Senin, 23 Mei 2011

Alam memanipulasi perasaan

Menemukan Cinta Sejati mungkin sesuatu yang biasa saja bagi segelintir orang. menemukan cinta sejati kemudian ditinggalkannya, juga bukan hal yang special bagi segelintir orang. Namun, menemukan cinta sejati lalu ditinggalkannya ketika kita berada dalam kondisi yang sedang rapuh, itu bukanlah hal yang biasa bagiku.

Tiada hal yang paling realistis yang kami tempuh adalah berpisah. Tiada pula sedikitpun terbersit perasaan menyesal dalam lubuk hati ini. Tak pula ada dendam bagiku.

Focus dan konsentrasi kepada masa depan merupakan sebuah motivasi dan memperbaiki diri kini adalah suatu hal yang menjadi kemutlakan untuk mewujudkannya. Tak ada tangis kali ini. Tak ada tetes air mata yang berderai. Tak ada guna untuk menangisi keadaan ini. Sekarang waktunya bangkit, berdiri dan menegakkan kepala menatap masa depan yang hampir saja pupus seiring kepergianmu. Kamu memang meninggalkanku disaat diri ini rapuh dan melemah. Tetapi kesedihan inilah yang kini menjadi kekuatan bagiku untuk maju dan melangkah kembali melanjutkan hidup.

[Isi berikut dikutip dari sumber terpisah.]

template <int NV, int QT, class R = RowF32>
__global__ __launch_bounds__(256) void ph_tiny_table_kernel(PhTinyTableArgs a) {
  __shared__ float4 rows_lds[8 * NV * 64];
  const uint32_t lane = threadIdx.x & 63u, w = threadIdx.x >> 6;
  const uint32_t nv4 = a.dist.nv4;
  const uint32_t p0 = (blockIdx.x * 4u + w) * QT;
  ph_f2 qv[QT / 2][NV][4];
#pragma unroll
  for (int j = 0; j < QT; j++) {
    const uint32_t p = p0 + j;
    const bool valid = p < a.npos;
    const uint32_t q = valid ? (a.order ? a.order[p] : p) : 0u;
    const float4 *src = nullptr;
    const typename R::chunk *srcs = nullptr;
    typename R::aux sax = typename R::aux();
    if (valid) {
      if (a.queries)
        src = (const float4 *)(a.queries + (uint64_t)q * a.ldq);
      else {
        srcs = R::row(a.dist.rows, a.qids[q]);
        sax = R::row_aux(srcs);
      }
    }
#pragma unroll
    for (int k = 0; k < NV; k++) {
      const uint32_t c = lane + 64u * k;
      const float4 v = (valid && c < nv4) ? (src ? src[c] : R::widen(R::load(srcs, c), sax)) : make_float4(0.f, 0.f, 0.f, 0.f);
      qv[j / 2][k][0][j & 1] = v.x;
      qv[j / 2][k][1][j & 1] = v.y;
      qv[j / 2][k][2][j & 1] = v.z;
      qv[j / 2][k][3][j & 1] = v.w;
    }
  }
  const bool exact = nv4 == 64u * NV, l2 = a.dist.metric == PHNSW_METRIC_L2;
  const uint32_t r_begin = blockIdx.y * a.rows_per_slice;
  const uint32_t r_end = min(a.tiny_n, r_begin + a.rows_per_slice);
  for (uint32_t r0 = r_begin; r0 < r_end; r0 += 8) {
    __syncthreads();
    if (!(a.dbg & 2u) || r0 == r_begin)
#pragma unroll
    for (int u = 0; u < 2; u++) {
      const uint32_t slot = 2u * w + u;
      const uint32_t rr = min(r0 + slot, a.tiny_n - 1u);
      const typename R::chunk *src = R::row(a.dist.rows, a.tnodes[rr]);
      const typename R::aux ax = R::row_aux(src);
#pragma unroll
      for (int k = 0; k < NV; k++) {
        uint32_t c = lane + 64u * k;
        c = c < nv4 ? c : nv4 - 1u;
        rows_lds[(slot * NV + k) * 64 + lane] = R::widen(R::load(src, c), ax);
      }
    }
    __syncthreads();
    float V;
    if (exact) {
      if (l2)
        tiny_tile<NV, QT, true, true>(rows_lds, qv, nv4, lane, V);
      else
        tiny_tile<NV, QT, true, false>(rows_lds, qv, nv4, lane, V);
    } else {
      if (l2)
        tiny_tile<NV, QT, false, true>(rows_lds, qv, nv4, lane, V);
      else
        tiny_tile<NV, QT, false, false>(rows_lds, qv, nv4, lane, V);
    }
    uint32_t j, i;
    bool writer = true;
    if (QT == 8) {
      j = ((lane >> 5) & 1u) | (((lane >> 4) & 1u) << 1) | (((lane >> 3) & 1u) << 2);
      i = ((lane >> 2) & 1u) | (((lane >> 1) & 1u) << 1) | ((lane & 1u) << 2);
    } else {
      j = ((lane >> 5) & 1u) | (((lane >> 4) & 1u) << 1);
      i = ((lane >> 3) & 1u) | (((lane >> 2) & 1u) << 1) | (((lane >> 1) & 1u) << 2);
      writer = (lane & 1u) == 0u;
    }
    const uint32_t p = p0 + j, r = r0 + i;
    if (writer && p < a.npos && r < r_end && !(a.dbg & 1u)) a.D[(uint64_t)p * a.stride + r] = finalize_metric(V, a.dist.metric);
  }
}

typedef float ph_f32x32 __attribute__((ext_vector_type(32)));

__host__ __device__ constexpr uint32_t ph_rev5(uint32_t t) {
  return ((t & 1u) << 4) | ((t & 2u) << 2) | (t & 4u) | ((t & 8u) >> 2) | ((t & 16u) >> 4);
}

struct PhTinyPackArgs {
  PhRows rows;
  const float *queries;
  uint32_t ldq;
  const uint32_t *ids;
  const uint32_t *order;
  uint32_t n, n_pad;
  uint32_t nv;
  float4 *out;
};

template <class R>
__device__ __forceinline__ float4 tiny_pack_stored(const PhRows &rows, uint32_t vid, uint32_t c) {
  const typename R::chunk *src = R::row(rows, vid);
  return R::widen(R::load(src, c), R::row_aux(src));
}
__global__ void ph_tiny_pack_kernel(PhTinyPackArgs p) {
  const uint32_t r = blockIdx.x * 32u + threadIdx.x;
  const uint32_t c = blockIdx.y * 8u + threadIdx.y;
  float4 v = make_float4(0.f, 0.f, 0.f, 0.f);
  if (r < p.n) {
    const uint32_t e = p.order ? p.order[r] : r;
    if (p.queries) {
      v = ((const float4 *)(p.queries + (uint64_t)e * p.ldq))[c];
    } else {
      switch (p.rows.kind) {
        case PH_ROWS_F16: v = tiny_pack_stored<RowF16>(p.rows, p.ids[e], c); break;
        case PH_ROWS_I8: v = tiny_pack_stored<RowI8>(p.rows, p.ids[e], c); break;
        default: v = tiny_pack_stored<RowF32>(p.rows, p.ids[e], c); break;
      }
    }
  }
  const uint32_t t = ph_rev5(c & 31u), b = (c >> 5) & 1u, k = c >> 6;
  p.out[(((((uint64_t)(r >> 5) * 32u + t) * p.nv + k) * 2u + b) << 5) + (r & 31u)] = v;
}

struct PhTinyMfmaArgs {
  const float4 *pq, *pn;
  uint32_t npos, tiny_n, stride;
  uint32_t qtiles, ntiles;
  int metric;
  float *D;
};

template <int NV, int G>
struct PhMfmaTile {
  static constexpr int TILE4 = G * NV * 64;
  static constexpr int BUF4 = 4 * TILE4;
  static constexpr int NG = 32 / G;
  float4 *sm4;
  const float4 *mysrc;
  const float4 *A0, *B0;
  float4 *mydst;
  float4 stage[G * NV];

  __device__ __forceinline__ void fetch(int g) {
#pragma unroll
    for (int i = 0; i < G * NV; i++) stage[i] = mysrc[g * TILE4 + i * 64];
  }
  __device__ __forceinline__ void park(int buf) {
#pragma unroll
    for (int i = 0; i < G * NV; i++) mydst[buf * BUF4 + i * 64] = stage[i];
  }
  template <int T>
  __device__ __forceinline__ void leaf(float (&out)[16]) {
    constexpr int g = T / G, tt = T % G;
    if (tt == 0 && g + 1 < NG) fetch(g + 1);
    ph_f32x32 acc;
#pragma unroll
    for (int v = 0; v < 32; v++) acc[v] = 0.f;
#pragma unroll
    for (int k = 0; k < NV; k++) {
      const float4 qa = A0[(g & 1) * BUF4 + (tt * NV + k) * 64];
      const float4 xb = B0[(g & 1) * BUF4 + (tt * NV + k) * 64];
      acc = __builtin_amdgcn_mfma_f32_32x32x1f32(qa.x, xb.x, acc, 0, 0, 0);
      acc = __builtin_amdgcn_mfma_f32_32x32x1f32(qa.y, xb.y, acc, 0, 0, 0);
      acc = __builtin_amdgcn_mfma_f32_32x32x1f32(qa.z, xb.z, acc, 0, 0, 0);
      acc = __builtin_amdgcn_mfma_f32_32x32x1f32(qa.w, xb.w, acc, 0, 0, 0);
    }
#pragma unroll
    for (int v = 0; v < 16; v++) {
      out[v] = acc[v] + acc[v + 16];
      asm volatile("" : "+v"(out[v]));
    }
    if (tt == G - 1) {
      if (g + 1 < NG) park((g + 1) & 1);
      __syncthreads();
    }
  }
  template <int L, int T0>
  __device__ __forceinline__ void subtree(float (&out)[16]) {
    if constexpr (L == 0) {
      leaf<T0>(out);
    } else {
      float lo[16], hi[16];
      subtree<L - 1, T0>(lo);
      subtree<L - 1, T0 + (1 << (L - 1))>(hi);
#pragma unroll
      for (int v = 0; v < 16; v++) {
        out[v] = lo[v] + hi[v];
        asm volatile("" : "+v"(out[v]));
      }
    }
  }
};

template <int NV, int G>
__global__ __launch_bounds__(256, G == 1 ? 4 : 1) void ph_tiny_table_mfma_kernel(PhTinyMfmaArgs a) {
  extern __shared__ float4 sm4[];
  using Tile = PhMfmaTile<NV, G>;
  const uint32_t tid = threadIdx.x, lane = tid & 63u, w = tid >> 6;
  const uint32_t B = blockIdx.x, xcd = B & 7u, slot = B >> 3;
  const uint32_t sq = (a.qtiles + 7u) / 8u;
  const uint32_t super = (slot >> 6) * 8u + xcd, within = slot & 63u;
  const uint32_t qt = (super % sq) * 8u + (within & 7u), nt = (super / sq) * 8u + (within >> 3);
  if (qt >= a.qtiles || nt >= a.ntiles) return;
  Tile t;
  t.sm4 = sm4;
  t.mysrc = (w < 2u ? a.pq + (uint64_t)(2u * qt + w) * (32u * NV * 64u)
                    : a.pn + (uint64_t)(2u * nt + (w - 2u)) * (32u * NV * 64u)) + lane;
  t.mydst = sm4 + w * Tile::TILE4 + lane;
  t.A0 = sm4 + (w & 1u) * Tile::TILE4 + lane;
  t.B0 = sm4 + (2u + (w >> 1)) * Tile::TILE4 + lane;
  t.fetch(0);
  t.park(0);
  __syncthreads();
  float V[16];
  t.template subtree<5, 0>(V);
  const uint32_t r = (2u * nt + (w >> 1)) * 32u + (lane & 31u);
#pragma unroll
  for (int v = 0; v < 16; v++) {
    const uint32_t p = (2u * qt + (w & 1u)) * 32u + 8u * (v / 4) + 4u * (lane >> 5) + (v & 3);
    if (p < a.npos && r < a.tiny_n) a.D[(uint64_t)p * a.stride + r] = finalize_metric(V[v], a.metric);
  }
}

#define PH_I8T_KS 128u
#define PH_I8T_ROW (PH_I8T_KS + 16u)
#define PH_I8T_LDS (2u * 64u * PH_I8T_ROW)

struct PhTinyQuantArgs {
  PhRows rows;
  const float *queries;
  uint32_t ldq, nv4;
  const uint32_t *ids;
  const uint32_t *order;
  uint32_t n, n_pad;
  uint32_t kw;
  uint32_t *codes;
  float *scales;
};

__global__ __launch_bounds__(256) void ph_tiny_quant_kernel(PhTinyQuantArgs p) {
  const uint32_t lane = threadIdx.x & 63u, r = blockIdx.x * 4u + (threadIdx.x >> 6);
  if (r >= p.n_pad) return;
  uint32_t *dst = p.codes + (uint64_t)r * p.kw;
  float scale = 0.f;
  if (r >= p.n) {
    for (uint32_t c = lane; c < p.kw; c += 64u) dst[c] = 0u;
  } else {
    const uint32_t e = p.order ? p.order[r] : r;
    if (p.queries) {
      const float4 *q = (const float4 *)(p.queries + (uint64_t)e * p.ldq);
      float m = 0.f;
      for (uint32_t c = lane; c < p.nv4; c += 64u) m = ph_maxabs4(m, q[c]);
      scale = ph_i8_scale(wave_max(m));
      for (uint32_t c = lane; c < p.kw; c += 64u) dst[c] = c < p.nv4 ? ph_i8_quant4(q[c], scale) : 0u;
    } else {
      const uint32_t *row = RowI8::row(p.rows, p.ids[e]);
      scale = RowI8::row_aux(row);
      for (uint32_t c = lane; c < p.kw; c += 64u) dst[c] = c < p.nv4 ? RowI8::load(row, c) : 0u;
    }
  }
  if (lane == 0) p.scales[r] = scale;
}

typedef int ph_i32x4 __attribute__((ext_vector_type(4)));
typedef int ph_i32x16 __attribute__((ext_vector_type(16)));

struct PhTinyI8Args {
  const ph_i32x4 *cq, *cn;
  const float *sq, *sn;
  uint32_t npos, tiny_n, stride;
  uint32_t k16;
  int metric;
  float *D;
};

__global__ __launch_bounds__(256, 4) void ph_tiny_table_i8_kernel(PhTinyI8Args a) {
  __shared__ ph_i32x4 sm[PH_I8T_LDS / 16u];
  constexpr uint32_t ROW16 = PH_I8T_ROW / 16u, KS16 = PH_I8T_KS / 16u;
  const uint32_t tid = threadIdx.x, lane = tid & 63u, w = tid >> 6;
  const uint32_t qt = blockIdx.x, nt = blockIdx.y;
  const uint32_t srow = tid / KS16, scol = tid % KS16;
  const ph_i32x4 *gq = a.cq + ((uint64_t)qt * 64u + srow) * a.k16 + scol;
  const ph_i32x4 *gn = a.cn + ((uint64_t)nt * 64u + srow) * a.k16 + scol;
  ph_i32x4 *lq = sm + srow * ROW16 + scol, *ln = sm + (64u + srow) * ROW16 + scol;
  const ph_i32x4 *A = sm + ((w & 1u) * 32u + (lane & 31u)) * ROW16 + (lane >> 5);
  const ph_i32x4 *B = sm + (64u + (w >> 1) * 32u + (lane & 31u)) * ROW16 + (lane >> 5);
  ph_i32x16 acc;
#pragma unroll
  for (int v = 0; v < 16; v++) acc[v] = 0;
  const uint64_t half = (uint64_t)32u * a.k16;
  ph_i32x4 q0 = gq[0], q1 = gq[half], n0 = gn[0], n1 = gn[half];
  const uint32_t steps = a.k16 / KS16;
  for (uint32_t s = 0; s < steps; s++) {
    __syncthreads();
    lq[0] = q0;
    lq[32u * ROW16] = q1;
    ln[0] = n0;
    ln[32u * ROW16] = n1;
    __syncthreads();
    if (s + 1u < steps) {
      const uint32_t o = (s + 1u) * KS16;
      q0 = gq[o];
      q1 = gq[half + o];
      n0 = gn[o];
      n1 = gn[half + o];
    }
#pragma unroll
    for (uint32_t j = 0; j < KS16 / 2u; j++) acc = __builtin_amdgcn_mfma_i32_32x32x32_i8(A[2u * j], B[2u * j], acc, 0, 0, 0);
  }
  const uint32_t r = (2u * nt + (w >> 1)) * 32u + (lane & 31u);
  const float sr = a.sn[r];
#pragma unroll
  for (int v = 0; v < 16; v++) {
    const uint32_t p = (2u * qt + (w & 1u)) * 32u + 8u * (v / 4) + 4u * (lane >> 5) + (v & 3);
    if (p < a.npos && r < a.tiny_n) a.D[(uint64_t)p * a.stride + r] = ph_i8q_distance(a.sq[p], sr, acc[v], a.metric);
  }
}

Sebuah janji yang akan selalu terngiang dikepalaku akan selalu kukenang dan berusaha untuk menepatinya. Aku akan kembali kepadamu dimasa yang akan datang sebagai sosok yang lebih baik. Aku mencintaimu, dan itu untuk selamanya. Tlah kukunci pula perasaanku kepadamu.

Kamu memang meninggalkanku disaat ku rapuh, dan hal itulah yang menjadi pelajaran bagiku untuk tetap bertahan dan yakin kepada pilihan hati. Takkan kusiakan perasaan ini kepadamu dan takkan kubiarkan sesuatu pun menyakitimu. Ketika kau melemah, datang dan bersandarlah kepadaku. Ketika kau pun lelah, datang dan mendekaplah kepadaku. Pintu ini akan slalu terbuka untukmu. Kamulah pemegang kuncinya. Kamulah pemiliknya. It’s all about love for azt…it’s all about you.

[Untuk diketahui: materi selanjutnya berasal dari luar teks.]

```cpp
template <typename real>
struct NS2DArgs {
  int nx, ny, sx, ncell;
  int ndt_act, n_act, itmax;
  int kind;
  int n_sgts, nx_sgts;
  int nxo, nyo, nx_obs, ny_obs, n_obs_steps, n_obs;
  int i_min, i_max, j_min, j_max;
  real dt, rdx, rdy, rdx2, rdy2;
  real kmom;
  real ksc;
  real cx, cy, cb;
  real tol;
  real Tc, Th, C, u_max, ref_c, C0;
  real rwd_scale;
  real *u, *v, *p, *S, *us, *vs;
  real *g0, *g1, *g2;
  real* obs_hist;
  real* a_last;
  int32_t* ia_last;
  int32_t* stp;
  const real* actions;
  const int32_t* iactions;
  real* actions_norm;
  real* obs_out;
  real* rwd_out;
  uint8_t* done;
  uint8_t* trunc;
  int32_t* status;
  int32_t* sweeps;
  const real* init_fields;
  const uint8_t* mask;
  int work_in_lds;
  int it_begin, it_end;
  int first_chunk, last_chunk;
  const int32_t* order;
  int32_t* order_out;
  int32_t* sweeps_int;
  void* sched_ctl;
  unsigned long long* cyc;
  size_t sched_bytes;
  int sched_q;
  int sched_nbig = 0;
  int conv_plan = 1;
  int plan_overshoot = 0;
  int spec_start = 0;
  int verify_conv = 0;
  int sched_mode = -1;
  int sched_grid = 0, sched_q_user = 0, lpt_min_batch = 0;
  NS2DHost* host;
  real* fscr;
  size_t fscr_stride;
  int transport_iter = 0;
  float slow_l2lc[2] = {0.f, 0.f};
  float slow_cl[2] = {__builtin_inff(), __builtin_inff()};
};

template <typename real> int ns2d_launch_generic(const NS2DArgs<real>& a, int batch, hipStream_t s);
template <typename real> int ns2d_launch_reset(const NS2DArgs<real>& a, int batch, hipStream_t s);
size_t ns2d_generic_lds_bytes(int ncell, size_t esz);
template <typename real> bool ns2d_fast_supported(const NS2DArgs<real>& a);
template <typename real> int ns2d_launch_fast(const NS2DArgs<real>& a, int batch, hipStream_t s);
template <typename real> size_t ns2d_fast_scratch_elems(const NS2DArgs<real>& a);
template <typename real> bool ns2d_fast2_supported(const NS2DArgs<real>& a);
template <typename real> size_t ns2d_fast2_scratch_elems(const NS2DArgs<real>& a);
template <typename real> int ns2d_launch_fast2(const NS2DArgs<real>& a, int batch, hipStream_t s);
```

### beacon_amd/csrc/ns2d_fast.hip

```cpp
#include "ns2d_fast_impl.h"

namespace {

template <typename real>
int fast_config(const NS2DArgs<real>& a) {
  if (a.kind != 0 || a.n_sgts > 64) return 0;
  if (a.nx == 128 && a.ny == 64 && sizeof(real) == 4) return 1;
  if (a.nx == 50 && a.ny == 50) return 2;
  if (a.nx == 128 && a.ny == 64 && sizeof(real) == 8) return 3;
  if (a.nx == 100 && a.ny == 50 && sizeof(real) == 4) return 4;
  if (a.nx == 150 && a.ny == 50 && sizeof(real) == 4) return 5;
  if (a.nx == 200 && a.ny == 50 && sizeof(real) == 4) return 6;
  return 0;
}

}

template <typename real>
bool BCN_PRM_NAME(ns2d_fast_supported)(const NS2DArgs<real>& a) { return fast_config<real>(a) != 0 || BCN_PRM_NAME(ns2d_fast2_supported)<real>(a); }

template <typename real>
int BCN_PRM_NAME(ns2d_launch_fast)(const NS2DArgs<real>& a, int batch, hipStream_t s BCN_PRM_PARAM) {
  if (BCN_PRM_NAME(ns2d_fast2_supported)<real>(a)) return BCN_PRM_NAME(ns2d_launch_fast2)<real>(a, batch, s BCN_PRM_ARG);
  switch (fast_config<real>(a)) {
    case 1:
      if constexpr (std::is_same<real, float>::value) return launch_fast<float, 128, 64, BCN_R128, 0>(a, batch, s BCN_PRM_ARG);
      break;
    case 2: return launch_fast<real, 50, 50, BCN_R50, 0>(a, batch, s BCN_PRM_ARG);
    case 3:
      if constexpr (std::is_same<real, double>::value) return launch_fast<double, 128, 64, BCN_R128D, 0, BCN_GFD>(a, batch, s BCN_PRM_ARG);
      break;
    case 4:
      if constexpr (std::is_same<real, float>::value) return launch_fast<float, 100, 50, 10, 0>(a, batch, s BCN_PRM_ARG);
      break;
    case 5:
      if constexpr (std::is_same<real, float>::value) return launch_fast<float, 150, 50, 15, 0>(a, batch, s BCN_PRM_ARG);
      break;
    case 6:
      if constexpr (std::is_same<real, float>::value) return launch_fast<float, 200, 50, 25, 0>(a, batch, s BCN_PRM_ARG);
      break;
    default: break;
  }
  bcn_set_error("no register-resident kernel for this grid");
  return BCN_ERR_UNSUPPORTED;
}
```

Sedikit mengutip sebuah ungkapan dari Soe Hok Gie :

“manisku, aku akan jalan terus
membawa kenangan-kenangan dan harapan-harapan
bersama hidup yang begitu biru”

Akan begitulah diriku kepadamu, akan begitulah selamanya.

Dan sekarang, obat terampuh yang kurasa bisa menyembuhkanku adalah kembali ke pangkuan alam, setidaknya bisa mengurangi sakit yang kuderita. Percayalah, selepas ini pun aku masih akan selalu mengenangmu, selamanya.

Setidaknya alam bisa membantuku untuk memanipulasi perasaan ini, rasa sakit ini, sehingga kubisa melanjutkan hidup, mengejar cita-cita kita bersama, sehingga kelak bisa kutepati janjiku, kuwujudkan cita-cita kita bersama.

Dan kelak, masa itu tlah tiba, ku mau tak seorang pun menghalangi kita. Ini doa yang terindah yang pernah kuucap. Inilah cita-cita tertinggi yang pernah kuimpikan. Hanya untukmu, hanya bersamamu.selamanya.